Thanks to this engineer’s keen observation, we were able determine that the issue could result in remote code execution. We immediately began an in-depth analysis of the issue to determine whether it could be exploited, and possible fixes. We saw this as a challenge, and after some intense hacking sessions, we were able to craft a full working exploit!
In the course of our investigation, and to our surprise, we learned that the glibc maintainers had previously been alerted of the issue via their bug tracker in July, 2015. (bug). We couldn’t immediately tell whether the bug fix was underway, so we worked hard to make sure we understood the issue and then reached out to the glibc maintainers. To our delight, Florian Weimer and Carlos O’Donell of Red Hat had also been studying the bug’s impact, albeit completely independently!
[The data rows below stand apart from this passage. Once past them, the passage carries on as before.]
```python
class GemmEpilogue(C.Structure):
    _fields_ = [("mode", i32), ("S", i32), ("a", vp), ("lda", i64), ("b", vp), ("y", vp), ("inv_norm", vp),
                ("out2", vp), ("f", f32), ("rowsum", vp)]


_P = C.POINTER
_SIGNATURES = {
    "coclr_abi_version": [],
    "coclr_conv_packed_size": [i32, i32, i32, i32, _P(i64)],
    "coclr_conv_pack_weights": [vp, vp, i32, i32, i32, i64, i64, i32, i32, i32, i32, i32, i32, i32, vp],
    "coclr_conv_pack_describe": [vp, vp, i32, i32, i32, i64, i64, i32, i32, i32, i32, i32, i32, i32,
                                 _P(i64), _P(i32)],
    "coclr_conv_pack_batch": [vp, vp, i32, vp],
    "coclr_conv3d_ntiles": [_P(ConvDesc), _P(i32)],
    "coclr_conv3d_bwd_sums_ok": [_P(ConvDesc), _P(i32)],
    "coclr_conv3d_fwd": [_P(ConvDesc), vp, vp, vp, vp, vp, vp, vp, vp, i32, i32, vp],
    "coclr_conv3d_fwd_multi": [_P(ConvCall), i32, vp],
    "coclr_conv3d_wgrad_workspace": [_P(ConvDesc), _P(i64)],
    "coclr_conv3d_wgrad": [_P(ConvDesc), vp, vp, vp, vp, i64, i64, i32, i32, vp],
    "coclr_conv3d_wgrad_multi": [_P(ConvDesc), vp, vp, vp, vp, i32, vp, i64, i64, i32, i32, vp],
    "coclr_conv3d_wgrad_bn_ok": [_P(ConvDesc), _P(i32)],
    "coclr_conv3d_wgrad_bn": [_P(ConvDesc), vp, vp, vp, i64, vp, i32, vp, vp, i64, i64, i32, i32, vp],
    "coclr_bn_finalize": [vp, vp, i32, i32, f64, vp, vp, vp, vp, vp, f32, f32, vp, vp, vp, vp, vp],
    "coclr_bn_finalize_apply": [vp, vp, i32, i32, f64, vp, vp, vp, vp, vp, f32, f32, vp, vp, vp, vp,
                                vp, vp, i32, i64, i64, i64, i32, vp],
    "coclr_bn_finalize_apply_multi": [_P(BnFwdCall), i32, vp],
    "coclr_bn_act_backward_multi": [_P(BnBwdCall), i32, vp],
    "coclr_bn_eval_affine": [vp, vp, vp, vp, f32, i32, vp, vp, vp, vp, vp],
    "coclr_bn_act_apply": [vp, vp, vp, vp, vp, i32, i32, i64, i64, i64, i64, i32, vp],
    "coclr_bn_backward_workspace": [i32, i32, _P(i64)],
    "coclr_bn_act_backward": [vp, vp, vp, vp, vp, vp, vp, vp, vp, vp, vp, vp, i32, i32, i64,
                              i64, i64, i64, i64, i64, i32, i32, i32, vp],
    "coclr_bn_act_backward_coeffs": [vp, vp, vp, vp, vp, vp, vp, vp, vp, vp, i32, i32, i64, i64, i64, i32,
                                     i32, vp],
    "coclr_maxpool3d_fwd": [_P(PoolDesc), vp, vp, vp, vp, vp, i32, vp],
    "coclr_maxpool3d_bwd": [_P(PoolDesc), vp, vp, vp, i64, i64, i32, vp],
    "coclr_bn_act_backward_pooled": [_P(PoolDesc), vp, vp, vp, vp, vp, vp, vp, vp, vp, vp, vp, i64, i64, i64,
                                     i32, i32, vp],
    "coclr_bn_act_backward_pooled_fits": [_P(PoolDesc), _P(i32)],
    "coclr_global_avgpool_fwd": [vp, vp, i64, i64, vp],
    "coclr_global_avgpool_bwd": [vp, vp, i64, i64, vp],
    "coclr_gemm_workspace": [i32, i32, i32, i32, _P(i64)],
    "coclr_gemm": [vp, i64, i64, vp, i64, i64, vp, i64, vp, i32, i32, i32, f32, i32, i32, i32, vp,
                   vp],
    "coclr_gemm_fused": [vp, i64, i64, vp, i64, i64, vp, i64, vp, i32, i32, i32, f32, i32, i32, vp,
                         _P(GemmEpilogue), vp],
    "coclr_l2norm_fwd": [vp, vp, vp, i32, i32, f32, vp],
    "coclr_l2norm_bwd": [vp, vp, vp, vp, i32, i32, vp],
    "coclr_nce_logits_fwd": [vp, vp, vp, vp, i32, i32, i32, f32, vp],
    "coclr_nce_logits_bwd": [vp, vp, vp, vp, vp, i32, i32, i32, f32, i32, vp],
    "coclr_momentum_update": [vp, i32, f32, f32, vp],
    "coclr_queue_enqueue": [vp, vp, i32, i32, i32, vp, vp],
    "coclr_queue_fill_i64": [vp, vp, i64, i32, i32, vp, vp],
    "coclr_queue_advance": [vp, i32, i32, vp],
    "coclr_positive_mask": [vp, vp, vp, vp, i32, i32, i32, vp],
    "coclr_mine_positives": [vp, vp, vp, vp, vp, vp, vp, vp, vp, i32, i32, i32, i32, vp],
    "coclr_gather_rows": [vp, vp, vp, i32, i64, i64, vp],
    "coclr_pull_rows": [vp, vp, i32, i64, vp],
    "coclr_relu_fwd": [vp, vp, i64, vp],
    "coclr_relu_bwd": [vp, vp, vp, i64, vp],
    "coclr_colsum": [vp, vp, i32, i32, vp],
    "coclr_sigmoid_fwd": [vp, vp, i64, vp],
    "coclr_sigmoid_bwd": [vp, vp, vp, i64, vp],
    "coclr_plane_scale": [vp, vp, vp, vp, i32, i32, i64, i64, i64, i32, vp],
    "coclr_plane_dot": [vp, vp, vp, i32, i32, i64, i64, i64, vp],
    "coclr_adam_step": [vp, i32, vp, vp, vp, i32, f32, f32, vp],
    "coclr_sgd_step": [vp, i32, vp, vp],
    "coclr_nce_loss_fwd": [vp, vp, vp, vp, vp, vp, i32, i32, i32, i32, i32, i32, vp],
    "coclr_nce_loss_bwd": [vp, vp, vp, vp, vp, vp, vp, i32, i32, i32, vp],
    "coclr_stage_clips": [vp, i32, vp, i32, i32, i32, i64, _P(f32), _P(f32), vp],
    "coclr_colstats_workspace": [i32, i32, _P(i64)],
    "coclr_bn1d_stats": [vp, vp, vp, i32, i32, vp],
    "coclr_center_rows": [vp, vp, vp, i32, i32, vp],
    "coclr_retrieval_hits": [vp, vp, vp, vp, i32, vp, vp, i32, i32, i32, vp],
    "coclr_segment_softmax_accum": [vp, _P(i32), _P(f32), vp, i32, i32, i32, i32, vp],
    "coclr_segment_accum": [vp, _P(i32), _P(f32), vp, i32, i32, i32, i32, vp],
}

EXPORTED_SYMBOLS = tuple(_SIGNATURES)

_lib = None


class HipLibraryError(RuntimeError):
    pass


def load():
    global _lib
    if _lib is not None:
        return _lib
    import torch
    if not os.path.exists(LIB_PATH):
        raise HipLibraryError(
            "coclr_amd: %s not found -- build it with `python -c 'import __graft_entry__ as g; "
            "g.build()'` (or coclr_amd/csrc/build.sh). There is no fallback path." % LIB_PATH)
    lib = C.CDLL(LIB_PATH)
    for name, argtypes in _SIGNATURES.items():
        fn = getattr(lib, name)
        fn.argtypes = argtypes
        fn.restype = C.c_int
    got = lib.coclr_abi_version()
    if got != ABI_VERSION:
        raise HipLibraryError("coclr_amd: ABI version mismatch (lib %d, python %d); rebuild" %
                              (got, ABI_VERSION))
    _lib = lib
    return lib


CALLS = [0]


def check(rc, what, detail=None):
    CALLS[0] += 1
    if rc != 0:
        if detail is not None:
            what = "%s %s" % (what, detail)
        raise HipLibraryError("coclr_amd: %s failed with hipError %d" % (what, rc))
```

### coclr_amd/backbone/s3dg.py

```python
import os

import torch
import torch.nn as nn

from .. import engine

_SPLIT_MODE = os.environ.get("COCLR_SPLIT_STAGES", "auto")


def _split_stages():
    if _SPLIT_MODE in ("0", "1"):
        return _SPLIT_MODE == "1"
    import torch.distributed as dist
    return dist.is_available() and dist.is_initialized() and dist.get_world_size() > 1


class _Emitter(nn.Module):

    def forward(self, x, **kw):
        return engine.run_module(self, x, **kw)


def _conv_bn(cin, cout, kernel, stride, padding):
    conv = nn.Conv3d(cin, cout, kernel_size=kernel, stride=stride, padding=padding, bias=False)
    bn = nn.BatchNorm3d(cout)
    return conv, bn


def _init_conv_bn(conv, bn):
    conv.weight.data.normal_(mean=0, std=0.01)
    bn.weight.data.fill_(1)
    bn.bias.data.zero_()
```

Due to the sensitive nature of the issue, the investigation, patch creation, and regression tests performed primarily by Florian and Carlos had continued “off-bug.”
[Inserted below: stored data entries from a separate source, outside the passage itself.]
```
template <int NTL, bool DOT, int NTC>
__device__ __forceinline__ void pp_w1(const char* wb, int lane, int g, const uint4_t (&in_hi)[NTC][3], const uint4_t (&in_lo)[NTC][3],
                                      const uint4_t (&in_tb)[NTC], uint4_t (&hb_hi)[NTC], uint4_t (&hb_lo)[NTC], float& vmax,
                                      const float* u_step, float (&dot)[NTC]) {
    uint4_t f0[2], f1[2];
    float4_t acc1[NTC];
#define PP_U1_LOAD(F, TL, KS) F[0] = PP_LD((TL) * 6144 + (2 * (KS)) * 1024); F[1] = PP_LD((TL) * 6144 + (2 * (KS) + 1) * 1024);
#define PP_U1_MFMA1(F, KS)                                                                                  \
    acc1[0] = GS_MFMA16(F[0], in_hi[0][KS], acc1[0]);                                                       \
    if constexpr (NTC == 2) acc1[NTC - 1] = GS_MFMA16(F[0], in_hi[NTC - 1][KS], acc1[NTC - 1]);             \
    acc1[0] = GS_MFMA16(F[0], in_lo[0][KS], acc1[0]);                                                       \
    if constexpr (NTC == 2) acc1[NTC - 1] = GS_MFMA16(F[0], in_lo[NTC - 1][KS], acc1[NTC - 1]);             \
    acc1[0] = GS_MFMA16(F[1], in_hi[0][KS], acc1[0]);                                                       \
    if constexpr (NTC == 2) acc1[NTC - 1] = GS_MFMA16(F[1], in_hi[NTC - 1][KS], acc1[NTC - 1]);
#define PP_TAIL_LOAD(F, TL) F[0] = *reinterpret_cast<const uint4_t*>(wb + GRC_TAIL_OFF + (TL) * 512 + (lane & 31) * 16);
#define PP_BIAS(TL) acc1[0] = *reinterpret_cast<const float4_t*>(wb + GRC_B1_OFF + (TL) * 64 + g * 16);
#define PP_FINISH(TL)                                                                                     \
    _Pragma("unroll") for (int nt = 0; nt < NTC; nt++) {                                                    \
        float4_t r = acc1[nt];                                                                            \
        r.x = gs_relu(r.x); r.y = gs_relu(r.y); r.z = gs_relu(r.z); r.w = gs_relu(r.w);                   \
        if constexpr (DOT) {                                                                              \
            const float4 uu = *reinterpret_cast<const float4*>(u_step + 16 * (TL) + 4 * g);              \
            dot[nt] += r.x * uu.x; dot[nt] += r.y * uu.y; dot[nt] += r.z * uu.z; dot[nt] += r.w * uu.w;   \
            continue;                                                                                     \
        }                                                                                                 \
        vmax = __builtin_fmaxf(__builtin_fmaxf(vmax, r.x), r.y);                                          \
        vmax = __builtin_fmaxf(__builtin_fmaxf(vmax, r.z), r.w);                                          \
        if ((TL) == 0) { GS_SPLIT2(r.x, r.y, hb_hi[nt].x, hb_lo[nt].x); GS_SPLIT2(r.z, r.w, hb_hi[nt].y, hb_lo[nt].y); } \
        else { GS_SPLIT2(r.x, r.y, hb_hi[nt].z, hb_lo[nt].z); GS_SPLIT2(r.z, r.w, hb_hi[nt].w, hb_lo[nt].w); }           \
    }
    PP_U1_LOAD(f1, 0, 0)
    PP_BIAS(0)
    GR_SB();
    if constexpr (NTC == 2) acc1[NTC - 1] = acc1[0];
    PP_U1_LOAD(f0, 0, 1) GR_SB(); PP_U1_MFMA1(f1, 0) GR_SB();
    PP_U1_LOAD(f1, 0, 2) GR_SB(); PP_U1_MFMA1(f0, 1) GR_SB();
    PP_TAIL_LOAD(f0, 0) GR_SB(); PP_U1_MFMA1(f1, 2) GR_SB();
    if constexpr (NTL == 2) { PP_U1_LOAD(f1, 1, 0) GR_SB(); }
    acc1[0] = GS_MFMA16(f0[0], in_tb[0], acc1[0]);
    if constexpr (NTC == 2) acc1[NTC - 1] = GS_MFMA16(f0[0], in_tb[NTC - 1], acc1[NTC - 1]);
    if constexpr (NTL == 2) {
        PP_FINISH(0)
        PP_BIAS(1)
        if constexpr (NTC == 2) acc1[NTC - 1] = acc1[0];
        PP_U1_LOAD(f0, 1, 1) GR_SB(); PP_U1_MFMA1(f1, 0) GR_SB();
        PP_U1_LOAD(f1, 1, 2) GR_SB(); PP_U1_MFMA1(f0, 1) GR_SB();
        PP_TAIL_LOAD(f0, 1) GR_SB(); PP_U1_MFMA1(f1, 2) GR_SB();
        acc1[0] = GS_MFMA16(f0[0], in_tb[0], acc1[0]);
        if constexpr (NTC == 2) acc1[NTC - 1] = GS_MFMA16(f0[0], in_tb[NTC - 1], acc1[NTC - 1]);
        PP_FINISH(1)
    } else if constexpr (DOT) {
        PP_FINISH(0)
    } else {
        PP_FINISH(0)
#pragma unroll
        for (int nt = 0; nt < NTC; nt++) {
            const uint32_t ox = __shfl(hb_hi[nt].x, lane & 31, 64), oy = __shfl(hb_hi[nt].y, lane & 31, 64);
            const bool own = g < 2;
            hb_hi[nt] = own ? (uint4_t){hb_hi[nt].x, hb_hi[nt].y, hb_lo[nt].x, hb_lo[nt].y} : (uint4_t){ox, oy, 0u, 0u};
        }
    }
    asm volatile("" : "+v"(vmax));
#undef PP_U1_LOAD
#undef PP_U1_MFMA1
#undef PP_TAIL_LOAD
#undef PP_BIAS
#undef PP_FINISH
}
#undef PP_LD

__device__ __forceinline__ void pp_dma(const void* gsrc, void* ldst, int bytes, int wi, int nw, int lane) {
    const int pieces = (bytes + 1023) >> 10;
    const uint32_t lb = lds_addr_of(ldst);
    for (int pc = wi; pc < pieces; pc += nw) {
        const int left = bytes - pc * 1024;
        if (left >= 1024 || lane * 16 < left) lds_dma16(reinterpret_cast<const char*>(gsrc) + (size_t)pc * 1024, (uint32_t)lane * 16u, lb + pc * 1024);
    }
}
__device__ __forceinline__ void pp_dma_slice(const void* gsrc, void* ldst, int bytes, int first, int count, int wi, int nw, int lane) {
    const int pieces = (bytes + 1023) >> 10;
    const uint32_t lb = lds_addr_of(ldst);
    for (int pc = first + wi; pc < first + count && pc < pieces; pc += nw) {
        const int left = bytes - pc * 1024;
        if (left >= 1024 || lane * 16 < left) lds_dma16(reinterpret_cast<const char*>(gsrc) + (size_t)pc * 1024, (uint32_t)lane * 16u, lb + pc * 1024);
    }
}

// ... 340 lines not shown
```

### flowgnn_amd/csrc/gin_split.hip

```cpp
#include "gin_split.h"

#include <cmath>
#include <cstring>
#include <cstdlib>
#include <cstdio>
#include <vector>

#include "device_common.h"
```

This was an amazing coincidence, and thanks to their hard work and cooperation, we were able to translate both teams’ knowledge into a comprehensive patch and regression test to protect glibc users.
That patch is available here.
Our initial investigations showed that the issue affected all the versions of glibc since 2.9. You should definitely update if you are on an older version though. If the vulnerability is detected, machine owners may wish to take steps to mitigate the risk of an attack.
The glibc DNS client side resolver is vulnerable to a stack-based buffer overflow when the getaddrinfo() library function is used. Software using this function may be exploited with attacker-controlled domain names, attacker-controlled DNS servers, or through a man-in-the-middle attack.
Google has found some mitigations that may help prevent exploitation if you are not able to immediately patch your instance of glibc. The vulnerability relies on an oversized (2048+ bytes) UDP or TCP response, which is followed by another response that will overwrite the stack. Our suggested mitigation is to limit the response (i.e., via DNSMasq or similar programs) sizes accepted by the DNS resolver locally as well as to ensure that DNS queries are sent only to DNS servers which limit the response size for UDP responses with the truncation bit set.
glibc reserves 2048 bytes in the stack through alloca() for the DNS answer at _nss_dns_gethostbyname4_r() for hosting responses to a DNS query.
Later on, at send_dg() and send_vc(), if the response is larger than 2048 bytes, a new buffer is allocated from the heap and all the information (buffer pointer, new buffer size and response size) is updated.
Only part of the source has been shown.